**TASK INPUT:**
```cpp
int vk_conv1x1_rows(const void *x1, int cin1, const void *x2, int cin2, long M, const int32_t *m_dev, const int32_t *x2_idx,
                    const void *w_packed, const float *bias_packed, void *y, int cout, int relu, void *stream) {
    VK_REQUIRE(x1 && w_packed && bias_packed && y && M > 0 && M < (1L << 31), VK_EINVAL, "conv1x1_rows: bad arguments");
    VK_REQUIRE(!x2_idx || x2, VK_EINVAL, "conv1x1_rows: a row index needs a second input");
    ConvArgs a;
    fill_conv_args(a, 1, 1, (int)M, cin1, cout, cout, 1, 1, 0, 1, 1, relu, VK_F16, VK_F16);
    a.x = x1;
    a.x2 = x2;
// ... 241 lines not shown
```

vltk_amd/csrc/vk_common.h:

```cpp
#pragma once
#include <hip/hip_runtime.h>

#include <atomic>
#include <cstdarg>
#include <cstdint>
#include <cstdio>
#include <cstring>
#include <vector>

#include "vltk_hip.h"

namespace vk {

void set_error(const char *fmt, ...);

#define VK_CHECK_HIP(expr)                                                                    \
    do {                                                                                      \
        hipError_t _e = (expr);                                                               \
        if (_e != hipSuccess) {                                                               \
            vk::set_error("%s:%d: %s -> %s", __FILE__, __LINE__, #expr, hipGetErrorString(_e)); \
            return VK_EHIP;                                                                   \
        }                                                                                     \
    } while (0)

// ... 39 lines not shown
    void *y;
    int N, H, W, Cin;
    int Ho, Wo, Cout, ldy;
    int kh, kw, stride, pad, dil;
    int groups;
    int concurrent;
    float *pool_part;
    const void *x2;
    int Cin2;
    int relu;
    int stem;
    const int32_t *m_dev;
    const int32_t *x2_idx;
    vk_dtype dt, out_dt;
};
int launch_conv(const ConvArgs &a, hipStream_t stream);
int conv_route(const ConvArgs &a);
int conv_route_checked(const ConvArgs &a);
bool conv256_eligible(const ConvArgs &a);
int launch_conv256(const ConvArgs &a, hipStream_t stream);
bool conv3x3_panel_eligible(const ConvArgs &a);
int launch_conv3x3_panel(const ConvArgs &a, hipStream_t stream);
int conv3x3_panel_phase_images(const ConvArgs &a);
bool conv_gemm4_eligible(const ConvArgs &a);
int launch_conv_gemm4(const ConvArgs &a, hipStream_t stream);
int acquire_tile_counter(unsigned **ctr);
bool conv256_dual_ok(const ConvArgs &a);
bool conv_duo_eligible(const ConvArgs &a);
int launch_conv_duo(const ConvArgs &a, hipStream_t stream);
bool conv_ws_eligible(const ConvArgs &a);
int launch_conv_ws(const ConvArgs &a, hipStream_t stream);
bool conv3x3_blk_eligible(const ConvArgs &a);
int launch_conv3x3_blk(const ConvArgs &a, hipStream_t stream);
bool bneck_fused_eligible(int cin, int cmid, int cout, int stride, int groups, bool proj, long N, int H, int W, vk_dtype dt);
int launch_bneck_fused(const void *x, int N, int H, int W, int cin, bool proj, const void *w1, const float *b1, const void *w2,
                       const float *b2, const void *w3, const float *b3, void *y, bool concurrent, hipStream_t stream);
bool conv_duo_dual_ok(const ConvArgs &a);
bool conv_duo_pool_ok(const ConvArgs &a);
size_t conv_duo_pool_part_bytes(long M, int Cout);
bool conv_pool_sums_f64(long N, int HW, int Cin, int Cout, bool dual);
bool conv_ws_pool_ok(const ConvArgs &a);
int launch_pool_finish(const float *part, int N, int HoWo, int Cin, int Cout, bool dual, float *out, hipStream_t stream);
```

**EXERCISE:** Please copy out each line of the material that contains the string "lines".

**ANSWER SECTION:**
// ... 241 lines not shown
// ... 39 lines not shown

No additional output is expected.